I wound up getting a flight of four beers from These Guys. I gave the best marks to the NarWitch, a tasty pumpkin brew with a high ABV. I also liked the flavor on the Thames River Red, complemented the balance of The 1942 (although it wasn't as hoppy as I expected for an IPA) and thought the White Anniversary Ale was a decent light beer with a nice crisp finish.

A brief walk down the street took me to Epicure Brewing. It's one of the newest breweries in Connecticut, opening in June as a collaboration of six owners. It's located within the old press room of the Norwich Bulletin which, like many newspapers these days, has outsourced its daily printing operations and moved to smaller quarters.

Epicure makes good use of the lofty space, bringing in large paintings and other artwork to decorate the walls. One of the most striking features is a charred homebrewing system suspended over the main entrance and bathed in fuchsia light. The tanks were pulled from the ruins of the home of head brewer Ken Thiffeault and his wife Kerrie after a lightning strike burned it down.

The brewery's logo and table are hexagon-shaped in recognition of the six-owner dynamic, and this dynamic seems to extend to the beer offerings as well. A pint goes for $6, and flights are particularly generous: six beers (served in a muffin tin) for $12. I didn't think it was a good idea to have a second flight before the ride home, so I went with a pint of Lightning Strikes Twice.

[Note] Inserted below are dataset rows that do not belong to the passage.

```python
class _HostScalars:

    __slots__ = ("host", "event", "sink")

    def __init__(self, host, event, sink=None):
        self.host, self.event, self.sink = host, event, sink

    def tolist(self):
        self.event.synchronize()
# ... 108 lines not shown
            self.perm2 = torch.empty(max(4 * self.n, 1), dtype=torch.int32, device=dev)
            self.buf.corr = torch.zeros(max(self.n, 1), dtype=torch.float32, device=dev)
            nr = int(self._nrows_global)
            self.qexp = K.fixed_point_exp(self._max_abs ** 2 * self.dm, nr)
        self.inc_valid = False
        self.bounds = (self.certified
                       and os.environ.get("SQ_ESTEP_BOUNDS", "1") != "0")
        self.keep_max = float(os.environ.get("SQ_ESTEP_KEEP_MAX", "0.8"))
        self.probe_every = 2
        self._kept_frac = None
        self._kept_prev = None
        self._skips = 0
        self._probing = False
        self._filter_ran = False
        self._minus1 = torch.full((1,), -1, dtype=torch.int32, device=dev)
        if self.bounds:
            self.ub = torch.zeros(max(self.n, 1), dtype=torch.float32, device=dev)
            self.lb = torch.zeros(max(self.n, 1), dtype=torch.float32, device=dev)
            self.rlist = torch.empty(max(self.n, 1), dtype=torch.int64, device=dev)
            self.rcount = torch.zeros(1, dtype=torch.int32, device=dev)
            self.shift_s = torch.zeros(self.k, dtype=torch.float64, device=dev)
            self.smax = torch.zeros(1, dtype=torch.float64, device=dev)
            self.n_fast = min(int(os.environ.get("SQ_ESTEP_FAST", "16")), self.k - 1)
            self.fast_idx = torch.zeros(max(self.n_fast, 1), dtype=torch.int32, device=dev)
            self.fast_cc = torch.zeros(max(self.k * (self.n_fast + 1), 1), dtype=torch.float32,
                                       device=dev)
        self.mrec = None
        mr = os.environ.get("SQ_MULTI_RECORDS", "auto")
        if (self.bounds and self.incremental and self.d_pad % 128 == 0 and self.k <= 16384
                and (mr == "1" or (mr == "auto" and self.n >= 4_000_000))):
            R = min(max(int(os.environ.get("SQ_GAP_RING", "8")), 2), 16)
            self.mrec = torch.zeros((max(self.n, 1), 8), dtype=torch.float32, device=dev)
            self.rows_b = torch.empty(max(self.n, 1), dtype=torch.int64, device=dev)
            self.gsnap = torch.zeros((R, self.k, self.d_pad), dtype=torch.float32, device=dev)
            self.dsh = torch.zeros((R, self.k, self.d_pad), dtype=torch.float16, device=dev)
            self.dq = torch.zeros((R, self.k, 8), dtype=torch.float32, device=dev)
            self._rit = 2
            self._rlo = 2
        self.bounds_valid = False

    def _prepare_reduce(self):
        dev = self.device
        self.dm = self.Xm.shape[1]
        self.buf = K.EStepBuffers(self.n, dev)
        mx = torch.stack([self.Xm.abs().max().float() if self.n else torch.zeros((), device=dev),
                          (self.sample_weight.abs().max().float() if self.sample_weight is not None
                           and self.n else torch.zeros((), device=dev))]).double()
        nrows = torch.full((1,), float(self.n), dtype=torch.float64, device=dev)
        self.comm.all_reduce_(mx, op="max")
        self.comm.all_reduce_(nrows)
        mxl = mx.tolist()
        self._max_abs, self._nrows_global = mxl[0], nrows.item()
        self.rws = K.ReduceWorkspace(self.n, self.k, dev).set_scale(
            mxl[0], int(nrows.item()), mxl[1] if self.sample_weight is not None else None)
        self.sums = torch.zeros((self.k, self.dm), dtype=torch.float64, device=dev)
        self.counts = torch.zeros(self.k, dtype=torch.float64, device=dev)
        self.packed = torch.zeros(self.k * self.d + self.k + 1, dtype=torch.float64, device=dev)
        self.shift = torch.zeros(1, dtype=torch.float64, device=dev)
        self.shift_part = torch.zeros(self.k, dtype=torch.float64, device=dev)
        self.C = torch.zeros((self.k, self.d), dtype=torch.float32, device=dev)
        self.C_new = torch.zeros_like(self.C)
        self.cn = torch.full((self.k_pad,), K.BIG, dtype=torch.float32, device=dev)
        self.scalars = torch.zeros(4, dtype=torch.float64, device=dev)
        self.scalars[3] = -1.0
        self.weights = (self.sample_weight.to(torch.float32).contiguous()
                        if self.sample_weight is not None else None)
# ... 98 lines not shown
            self.cn.copy_(d["cn"].to(self.device))

    def estep(self, C=None):
        self._pending = None
        if C is not None:
            self.set_centers(C)
        lab, mind, inertia = self._estep(self._key("band_select"), full=True)
        if self.fast and self.C_op is not None and self.certified:
            K.fill_mind_native(self.Xf32, self.C, lab, mind)
            K.sum_f32_native(mind, self.n, self.mind_part, self.buf.inertia)
        return lab, mind, inertia

    def _estep(self, key, full=False):
        self._dlists = None
        if self.fast and self.C_op is not None and self.certified:
            with tracing.range("estep_x64"):
                Cp = self.C if self.d == self.d_pad else self._padded_centers()
                rows = None
                self._filter_ran = False
                if self.bounds and not full:
                    mode = self._filter_mode()
                    if mode == "filter" and not self.bounds_valid:
                        mode = "bounds"
                else:
                    mode = "bounds" if self.bounds else "none"
                self._bounds_kept = mode != "none"
                screen = (self.incremental and not full
                          and os.environ.get("SQ_SCREEN", "1") != "0")
                if self.mrec is not None and screen:
                    K.ensure_multi_buffers(self.buf, self.n, self.device, True)
                    R = self.dsh.shape[0]
                    K.multi_records(self.mrec, self.buf.mflag, self._rit,
                                    max(self._rlo, self._rit - R + 1), self.dsh, self.dq,
                                    self.rows_b, self.buf.counts[5:6], self.buf.counts[4:5])
                else:
                    K.multi_records(None)
                try:
                    probe = mode == "filter" and self._probing
                    zero = True
                    if mode == "filter":
                        self._filter_ran = True
                        K.ensure_multi_buffers(self.buf, self.n, self.device, True)
                        self.rcount = self.buf.counts[3:4]
                        self.buf.counts.zero_()
                        K.bounds_filter_native(self.buf.labels[:self.n], self.ub, self.lb,
                                               self.shift_s, self.smax, self.delta, self.rlist,
                                               self.rcount, self.buf, cc=self.fast_cc,
                                               nf=self.n_fast, fidx=self.fast_idx)
                        if probe:
                            self.buf.counts[:3].zero_()
                            self.buf.counts[5:6].zero_()
                        else:
                            rows = (self.rlist, self.rcount)
                            self._dlists = ((self.rlist, self.rcount),
                                            (self.buf.multi_rows, self.buf.counts[7:8]),
                                            (self.rows_b, self.buf.counts[5:6])
                                            if self.mrec is not None and screen else None)
                        zero = False
                    lab, mind = K.estep_x64_native(self.Xh16, self.Xf32, self.C_op, Cp, self.xn,
                                                   self.cmax2, self.k, self.delta, self.alpha, key,
                                                   self.row_offset, self.buf,
                                                   bounds=(self.ub, self.lb)
                                                   if self.bounds and self._bounds_kept else None,
                                                   rows=rows, zero_counts=zero, screen=screen,
                                                   list_rs=self._list_rs())
                finally:
                    if self.mrec is not None:
                        K.multi_records(None)
                if self.mrec is not None and not screen:
                    self._records_epoch()
            return lab, mind, self.buf.inertia
        if self.fast and self.C_op is not None:
            with tracing.range("estep_f32"):
                lab, mind = K.estep_f32_native(self.Xf32, self.C_op, self.xn, self.C, self.k,
                                               self.delta, self.alpha, key, self.row_offset,
                                               self.buf)
            return lab, mind, self.buf.inertia
        if self.fast:
            with tracing.range("estep_bf16"):
                lab, mind = K.estep_native(self.Xb, self.C_bf16, self.cn, self.xn, self.k,
                                           self.delta, key, self.row_offset, self.buf)
            return lab, mind, self.buf.inertia
        if self.ipe:
            return self._estep_ipe(key)
        return self._estep_generic(key)

    def _filter_mode(self):
        sd = getattr(self, "_sc_dev", None)
        if sd is not None:
# ... 111 lines not shown
            C32 = self.C.float().contiguous()
            cn = (C32 * C32).sum(1).contiguous()
            with tracing.range("ipe_fused"):
                K.ipe_fused_native(self.Xf, K.ipe_center_fragments(C32, kp, dp), self._ipe_xn, cn,
                                   self.k, kp, dp, eps, self.ipe_Q, ipe_key,
                                   self._key("band_select"), self.row_offset, labels32, mind,
                                   C=C32, hint_labels=hint, skip_key=self._key("ipe_skip"),
                                   stats=getattr(self, "ipe_stats", None))
            return labels32, mind, mind.double().sum().reshape(1)
        if self.device.type == "cuda":
            n = self.n
            labels32 = torch.empty(n, dtype=torch.int32, device=self.device)
            mind = torch.empty(n, dtype=torch.float32, device=self.device)
            C32 = self.C.float()
            cn = (C32 * C32).sum(1).contiguous()
            step = max(256, min(self._chunk_rows(), 1 << 16))
            for s in range(0, n, step):
                e = min(n, s + step)
                G = self.Xf[s:e].float() @ C32.T
                K.ipe_estep_native(G, self.xn[s:e].float().contiguous(), cn, eps, self.ipe_Q,
                                   ipe_key, self.row_offset + s, labels32[s:e], mind[s:e])
            return labels32, mind, mind.double().sum().reshape(1)
        lab, mind = K.ipe_estep_torch(self.Xf, self.C, eps, ipe_key, self.row_offset, self.k_pad,
                                      Q=self.ipe_Q)
        return lab, mind, mind.double().sum().reshape(1)

    def _noise_bound(self):
        if not self.intermediate_error or self.delta <= 0 or self.true_tomography:
            return 0.0
        return (self.delta / 2.0) / math.sqrt(self.k * self.d)

    def mstep(self, labels, inertia, events=None):
        noise_key = self._key("trunc_normal")
        if self.fast and getattr(self, "incremental", False) and self.buf.corr is not None:
            return self._mstep_incremental(labels, inertia, noise_key, events)
        if self.fast:
            with tracing.range("mstep"):
                exact = self.C_op is not None and self.certified
                Cold = None
                if exact:
                    Cold = self.C if self.dm == self.d else self._padded_centers()
                in_pass = exact and self.dm <= 256
                K.centroid_reduce_native(self.Xm, labels, self.weights, self.sums,
                                         self.counts, self.k, self.rws,
                                         mind=self.buf.mind if in_pass else None,
                                         C_old=Cold if in_pass else None)
                if exact and not in_pass:
                    K.fill_mind_native(self.Xf32, self.C, labels, self.buf.mind)
                if exact:
                    K.sum_f32_native(self.buf.mind, self.n, self.mind_part, inertia)
                sums = self.sums if self.dm == self.d else self.sums[:, :self.d].contiguous()
                K.pack_stats_native(sums, self.counts, inertia, self.packed, self.k, self.d,
                                    self.rws, weighted=self.weights is not None)
            if events is not None:
                events[0].record()
            with tracing.range("allreduce"):
                self.comm.all_reduce_(self.packed)
            if events is not None:
                events[1].record()
            self._last_counts = self.packed[self.k * self.d:self.k * self.d + self.k]
            with tracing.range("finalize"):
                K.centroid_finalize_native(self.packed, self.C, self.C_new, self.C_bf16, self.cn,
                                           self.shift, self.k, self.d, self._noise_bound(),
                                           noise_key, self.empty_policy,
                                           shift_part=self.shift_part, scalars=self.scalars,
                                           buf=self.buf, C_f16=self.C_op, alpha=self.alpha,
                                           k_pad=self.k_pad,
# ... 47 lines not shown
            packed = torch.cat([sums.reshape(-1).double(), counts.double(),
                                inertia.double().reshape(1)])
        self.comm.all_reduce_(packed)
        kd = self.k * self.d
        sums = packed[:kd].reshape(self.k, self.d)
        counts = packed[kd:kd + self.k]
        self._last_counts = counts
        self._C_prev = self.C
        tot_inertia = packed[-1]
        old = self.C
        new = torch.where(counts[:, None] > 0, sums / counts[:, None],
                          old.double() if self.empty_policy == 0 else torch.zeros_like(sums))
        new = new.to(old.dtype).contiguous()
        b = self._noise_bound()
        if b > 0:
            flat = new.view(-1)
            trunc_normal_add_(flat, b, noise_key, offset=0)
        self.C = new
        if self.intermediate_error and self.true_tomography and self.delta > 0:
            self._true_tomography_centers()
        dd = self.C.double() - old.double()
        shift = (dd * dd).sum()
        return torch.stack([tot_inertia, shift, torch.zeros((), dtype=torch.float64,
                                                            device=self.device)])

    def _mstep_incremental(self, labels, inertia, noise_key, events):
        with tracing.range("mstep_incremental"):
            if not self.inc_valid:
                self.sums.zero_()
                self.counts.zero_()
                self.qsum.zero_()
                self.prev_labels.fill_(-1)
            dl = os.environ.get("SQ_DELTA_LISTS")
            use = (self.n <= 4_000_000) if dl is None else dl != "0"
            lists = getattr(self, "_dlists", None) if (use and self.inc_valid
                                                       and not self.failure_prob > 0) else None
            self._dlists = None
            if lists is not None:
                self.delta_list_steps = getattr(self, "delta_list_steps", 0) + 1
            K.centroid_delta_native(self.Xm, labels, self.prev_labels, self.sums, self.counts,
                                    self.qsum, self.k, self.rws, self.perm2, self.qexp,
                                    lists=lists)
            self.inc_valid = True
            Cold = self.C if self.dm == self.d else self._padded_centers()
            if self.dm == self.d:
                K.mstep_stats_native(self.sums, self.counts, self.qsum, Cold, self.k, self.dm,
                                     self.rws, self.qexp, self.buf.corr, self.n, self.mind_part,
                                     inertia, self.packed)
            else:
                K.cluster_inertia_native(self.sums, self.counts, self.qsum, Cold, self.k, self.dm,
                                         self.rws, self.qexp, self.mind_part[512:512 + self.k])
                K.sum_f32_native(self.buf.corr, self.n, self.mind_part, inertia, extra=self.k)
                K.pack_stats_native(self.sums[:, :self.d].contiguous(), self.counts, inertia,
                                    self.packed, self.k, self.d, self.rws, weighted=False)
        if events is not None:
            events[0].record()
        with tracing.range("allreduce"):
            self.comm.all_reduce_(self.packed)
        if events is not None:
            events[1].record()
        self._last_counts = self.packed[self.k * self.d:self.k * self.d + self.k]
        with tracing.range("finalize"):
            K.centroid_finalize_native(self.packed, self.C, self.C_new, self.C_bf16, self.cn,
                                       self.shift, self.k, self.d, self._noise_bound(),
                                       noise_key, self.empty_policy,
                                       shift_part=self.shift_part, scalars=self.scalars,
                                       buf=self.buf, C_f16=self.C_op, alpha=self.alpha,
# ... 118 lines not shown
        else:
            labels, mind, inertia = self._estep(self._key("band_select"))
        if self.failure_prob > 0:
            extra = {}
            if self.fast and getattr(self, "bounds", False):
                extra["lb"] = self.lb
            if self.fast and self.C_op is not None and self.certified:
                Cm = self.C if self.dm == self.d else self._padded_centers()
                extra.update(X=self.Xm, C=Cm, mind=self.buf.mind)
                if getattr(self, "incremental", False) and self.buf.corr is not None:
                    extra["corr"] = self.buf.corr
            failure_inject_(labels, self.k, self.failure_prob, self.failure_attempts,
                            self._key("failure"), self.row_offset, self.failure_counters, **extra)
        sc = self.mstep(labels, inertia)
        if self.relocate_empty:
            counts = self._last_counts
            ne = (counts == 0).sum().to(torch.float64).reshape(1)
            vals = torch.cat([sc.reshape(-1)[:3].to(torch.float64), ne]).cpu()
            if vals[3] > 0:
                self._undo_update()
                labels = self._relocate(labels, counts.clone())
                sc = self.mstep(labels, inertia)
                vals = torch.cat([sc.reshape(-1)[:3].to(torch.float64),
                                  torch.zeros(1, dtype=torch.float64, device=sc.device)]).cpu()
            sc = vals
        self.it += 1
        if self.pipeline and self.fast and not self.relocate_empty:
            if self._sc_ring is None:
                self._sc_ring = [(torch.empty(sc.numel(), dtype=sc.dtype, pin_memory=True),
                                  torch.cuda.Event()) for _ in range(2)]
            host, ev = self._sc_ring[self.it & 1]
            host.copy_(sc.reshape(-1), non_blocking=True)
            ev.record()
            if self._label_snap is None or self._label_snap.shape != labels.shape:
                self._label_snap = torch.empty_like(labels)
            self._label_snap.copy_(labels)
            labels = self._label_snap
            self._pending = self._estep(self._key("band_select"))
            sc = _HostScalars(host, ev, self._on_scalars)
        elif getattr(self, "bounds", False) and torch.is_tensor(sc) and sc.numel() > 3:
            self._sc_dev = sc
        return labels, sc
```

This oatmeal stout is named for the incident described above, since the Thiffeault's home has already been struck by lightning once before it was destroyed. It's a good solid dark beer, one I'd highly recommend to anyone who stops by Epicure.

For the return journey, I opted to take the straight shot back down Route 32. It was the fastest way home, and it seemed like the southern route would avoid the dangerous intersections a bicyclist would encounter going north.

As happens on these trips, unfortunately, I soon found myself fatigued by the rolling hills, opposing winds, and fairly full stomach. Route 32 also had some dicey spots. I was particularly annoyed to find that there was practically no shoulder in the area around Mohegan Sun; many of the casino's employees walk to work, so it seemed pretty unconscionable that the road layout there would make virtually no concessions to pedestrians or bicyclists.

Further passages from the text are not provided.